▸ About this task
Retype the records that follow, every line exactly as written.

▸ Data records
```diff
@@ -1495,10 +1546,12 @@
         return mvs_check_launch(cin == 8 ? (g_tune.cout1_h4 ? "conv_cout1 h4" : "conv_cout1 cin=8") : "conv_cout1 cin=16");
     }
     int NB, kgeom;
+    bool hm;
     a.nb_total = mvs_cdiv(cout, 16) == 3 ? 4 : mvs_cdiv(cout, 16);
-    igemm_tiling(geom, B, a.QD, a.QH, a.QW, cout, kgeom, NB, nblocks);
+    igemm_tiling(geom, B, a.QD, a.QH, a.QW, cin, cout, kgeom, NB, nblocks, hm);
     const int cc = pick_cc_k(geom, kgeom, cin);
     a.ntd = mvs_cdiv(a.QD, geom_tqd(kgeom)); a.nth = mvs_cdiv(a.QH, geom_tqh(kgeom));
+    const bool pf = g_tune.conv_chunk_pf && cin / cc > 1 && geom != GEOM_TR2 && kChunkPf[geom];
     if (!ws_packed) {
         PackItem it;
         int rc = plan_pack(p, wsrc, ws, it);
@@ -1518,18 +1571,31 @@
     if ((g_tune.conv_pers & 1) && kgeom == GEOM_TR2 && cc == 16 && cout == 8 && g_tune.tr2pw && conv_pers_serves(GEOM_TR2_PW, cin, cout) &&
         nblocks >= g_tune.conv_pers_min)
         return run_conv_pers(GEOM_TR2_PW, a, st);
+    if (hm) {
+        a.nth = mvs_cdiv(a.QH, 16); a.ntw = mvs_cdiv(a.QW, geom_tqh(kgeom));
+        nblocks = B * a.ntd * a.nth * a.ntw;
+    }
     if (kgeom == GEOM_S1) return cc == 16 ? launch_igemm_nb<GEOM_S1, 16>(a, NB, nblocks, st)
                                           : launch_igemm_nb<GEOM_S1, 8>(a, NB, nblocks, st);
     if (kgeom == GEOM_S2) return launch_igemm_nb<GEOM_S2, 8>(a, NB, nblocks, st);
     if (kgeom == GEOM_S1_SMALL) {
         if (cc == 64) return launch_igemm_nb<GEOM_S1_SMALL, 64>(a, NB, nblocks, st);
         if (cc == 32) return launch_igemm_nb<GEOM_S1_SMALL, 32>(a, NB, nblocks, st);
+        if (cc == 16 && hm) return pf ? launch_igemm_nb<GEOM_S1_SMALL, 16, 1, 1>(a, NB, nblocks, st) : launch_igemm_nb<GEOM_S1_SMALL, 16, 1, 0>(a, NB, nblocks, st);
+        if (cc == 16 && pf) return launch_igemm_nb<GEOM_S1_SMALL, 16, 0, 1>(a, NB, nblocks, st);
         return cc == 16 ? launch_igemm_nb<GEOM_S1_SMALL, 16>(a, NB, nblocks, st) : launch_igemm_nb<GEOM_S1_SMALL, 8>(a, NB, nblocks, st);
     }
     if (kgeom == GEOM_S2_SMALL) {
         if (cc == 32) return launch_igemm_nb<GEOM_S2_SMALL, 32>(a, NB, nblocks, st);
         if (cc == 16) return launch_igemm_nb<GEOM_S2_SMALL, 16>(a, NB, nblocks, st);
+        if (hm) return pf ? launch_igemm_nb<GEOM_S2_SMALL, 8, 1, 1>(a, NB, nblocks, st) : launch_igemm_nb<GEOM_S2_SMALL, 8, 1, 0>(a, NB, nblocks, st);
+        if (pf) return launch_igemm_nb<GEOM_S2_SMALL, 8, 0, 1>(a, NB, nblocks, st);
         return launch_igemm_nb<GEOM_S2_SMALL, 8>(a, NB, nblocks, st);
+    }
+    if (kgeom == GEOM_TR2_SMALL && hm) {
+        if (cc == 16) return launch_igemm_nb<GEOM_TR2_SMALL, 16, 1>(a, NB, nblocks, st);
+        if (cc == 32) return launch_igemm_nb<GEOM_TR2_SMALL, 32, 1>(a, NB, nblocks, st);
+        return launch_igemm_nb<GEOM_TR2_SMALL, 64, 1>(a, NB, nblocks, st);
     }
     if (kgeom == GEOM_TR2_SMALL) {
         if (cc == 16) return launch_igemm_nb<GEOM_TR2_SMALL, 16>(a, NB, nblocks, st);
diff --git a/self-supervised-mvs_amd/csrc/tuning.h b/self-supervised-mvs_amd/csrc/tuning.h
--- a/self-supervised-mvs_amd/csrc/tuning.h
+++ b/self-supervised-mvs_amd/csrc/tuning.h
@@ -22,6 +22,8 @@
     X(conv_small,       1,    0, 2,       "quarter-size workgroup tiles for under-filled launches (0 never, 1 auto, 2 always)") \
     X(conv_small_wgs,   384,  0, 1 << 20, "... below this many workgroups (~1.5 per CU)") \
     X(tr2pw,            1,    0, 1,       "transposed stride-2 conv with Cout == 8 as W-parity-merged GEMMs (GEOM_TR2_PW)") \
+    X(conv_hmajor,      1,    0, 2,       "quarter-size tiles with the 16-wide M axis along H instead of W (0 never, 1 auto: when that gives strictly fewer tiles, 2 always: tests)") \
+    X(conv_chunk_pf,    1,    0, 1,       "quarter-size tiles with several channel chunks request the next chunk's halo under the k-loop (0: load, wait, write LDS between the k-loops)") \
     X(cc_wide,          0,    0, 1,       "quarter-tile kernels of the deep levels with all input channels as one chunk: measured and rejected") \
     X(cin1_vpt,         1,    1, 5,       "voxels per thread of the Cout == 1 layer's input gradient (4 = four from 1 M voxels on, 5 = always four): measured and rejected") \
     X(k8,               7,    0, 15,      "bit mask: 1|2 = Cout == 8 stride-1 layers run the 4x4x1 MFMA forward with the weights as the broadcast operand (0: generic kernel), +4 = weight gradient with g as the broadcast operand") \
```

▸ Response to this exercise
```diff
@@ -1495,10 +1546,12 @@
         return mvs_check_launch(cin == 8 ? (g_tune.cout1_h4 ? "conv_cout1 h4" : "conv_cout1 cin=8") : "conv_cout1 cin=16");
     }
     int NB, kgeom;
+    bool hm;
     a.nb_total = mvs_cdiv(cout, 16) == 3 ? 4 : mvs_cdiv(cout, 16);
-    igemm_tiling(geom, B, a.QD, a.QH, a.QW, cout, kgeom, NB, nblocks);
+    igemm_tiling(geom, B, a.QD, a.QH, a.QW, cin, cout, kgeom, NB, nblocks, hm);
     const int cc = pick_cc_k(geom, kgeom, cin);
     a.ntd = mvs_cdiv(a.QD, geom_tqd(kgeom)); a.nth = mvs_cdiv(a.QH, geom_tqh(kgeom));
+    const bool pf = g_tune.conv_chunk_pf && cin / cc > 1 && geom != GEOM_TR2 && kChunkPf[geom];
     if (!ws_packed) {
         PackItem it;
         int rc = plan_pack(p, wsrc, ws, it);
@@ -1518,18 +1571,31 @@
     if ((g_tune.conv_pers & 1) && kgeom == GEOM_TR2 && cc == 16 && cout == 8 && g_tune.tr2pw && conv_pers_serves(GEOM_TR2_PW, cin, cout) &&
         nblocks >= g_tune.conv_pers_min)
         return run_conv_pers(GEOM_TR2_PW, a, st);
+    if (hm) {
+        a.nth = mvs_cdiv(a.QH, 16); a.ntw = mvs_cdiv(a.QW, geom_tqh(kgeom));
+        nblocks = B * a.ntd * a.nth * a.ntw;
+    }
     if (kgeom == GEOM_S1) return cc == 16 ? launch_igemm_nb<GEOM_S1, 16>(a, NB, nblocks, st)
                                           : launch_igemm_nb<GEOM_S1, 8>(a, NB, nblocks, st);
     if (kgeom == GEOM_S2) return launch_igemm_nb<GEOM_S2, 8>(a, NB, nblocks, st);
     if (kgeom == GEOM_S1_SMALL) {
         if (cc == 64) return launch_igemm_nb<GEOM_S1_SMALL, 64>(a, NB, nblocks, st);
         if (cc == 32) return launch_igemm_nb<GEOM_S1_SMALL, 32>(a, NB, nblocks, st);
+        if (cc == 16 && hm) return pf ? launch_igemm_nb<GEOM_S1_SMALL, 16, 1, 1>(a, NB, nblocks, st) : launch_igemm_nb<GEOM_S1_SMALL, 16, 1, 0>(a, NB, nblocks, st);
+        if (cc == 16 && pf) return launch_igemm_nb<GEOM_S1_SMALL, 16, 0, 1>(a, NB, nblocks, st);
         return cc == 16 ? launch_igemm_nb<GEOM_S1_SMALL, 16>(a, NB, nblocks, st) : launch_igemm_nb<GEOM_S1_SMALL, 8>(a, NB, nblocks, st);
     }
     if (kgeom == GEOM_S2_SMALL) {
         if (cc == 32) return launch_igemm_nb<GEOM_S2_SMALL, 32>(a, NB, nblocks, st);
         if (cc == 16) return launch_igemm_nb<GEOM_S2_SMALL, 16>(a, NB, nblocks, st);
+        if (hm) return pf ? launch_igemm_nb<GEOM_S2_SMALL, 8, 1, 1>(a, NB, nblocks, st) : launch_igemm_nb<GEOM_S2_SMALL, 8, 1, 0>(a, NB, nblocks, st);
+        if (pf) return launch_igemm_nb<GEOM_S2_SMALL, 8, 0, 1>(a, NB, nblocks, st);
         return launch_igemm_nb<GEOM_S2_SMALL, 8>(a, NB, nblocks, st);
+    }
+    if (kgeom == GEOM_TR2_SMALL && hm) {
+        if (cc == 16) return launch_igemm_nb<GEOM_TR2_SMALL, 16, 1>(a, NB, nblocks, st);
+        if (cc == 32) return launch_igemm_nb<GEOM_TR2_SMALL, 32, 1>(a, NB, nblocks, st);
+        return launch_igemm_nb<GEOM_TR2_SMALL, 64, 1>(a, NB, nblocks, st);
     }
     if (kgeom == GEOM_TR2_SMALL) {
         if (cc == 16) return launch_igemm_nb<GEOM_TR2_SMALL, 16>(a, NB, nblocks, st);
diff --git a/self-supervised-mvs_amd/csrc/tuning.h b/self-supervised-mvs_amd/csrc/tuning.h
--- a/self-supervised-mvs_amd/csrc/tuning.h
+++ b/self-supervised-mvs_amd/csrc/tuning.h
@@ -22,6 +22,8 @@
     X(conv_small,       1,    0, 2,       "quarter-size workgroup tiles for under-filled launches (0 never, 1 auto, 2 always)") \
     X(conv_small_wgs,   384,  0, 1 << 20, "... below this many workgroups (~1.5 per CU)") \
     X(tr2pw,            1,    0, 1,       "transposed stride-2 conv with Cout == 8 as W-parity-merged GEMMs (GEOM_TR2_PW)") \
+    X(conv_hmajor,      1,    0, 2,       "quarter-size tiles with the 16-wide M axis along H instead of W (0 never, 1 auto: when that gives strictly fewer tiles, 2 always: tests)") \
+    X(conv_chunk_pf,    1,    0, 1,       "quarter-size tiles with several channel chunks request the next chunk's halo under the k-loop (0: load, wait, write LDS between the k-loops)") \
     X(cc_wide,          0,    0, 1,       "quarter-tile kernels of the deep levels with all input channels as one chunk: measured and rejected") \
     X(cin1_vpt,         1,    1, 5,       "voxels per thread of the Cout == 1 layer's input gradient (4 = four from 1 M voxels on, 5 = always four): measured and rejected") \
     X(k8,               7,    0, 15,      "bit mask: 1|2 = Cout == 8 stride-1 layers run the 4x4x1 MFMA forward with the weights as the broadcast operand (0: generic kernel), +4 = weight gradient with g as the broadcast operand") \
```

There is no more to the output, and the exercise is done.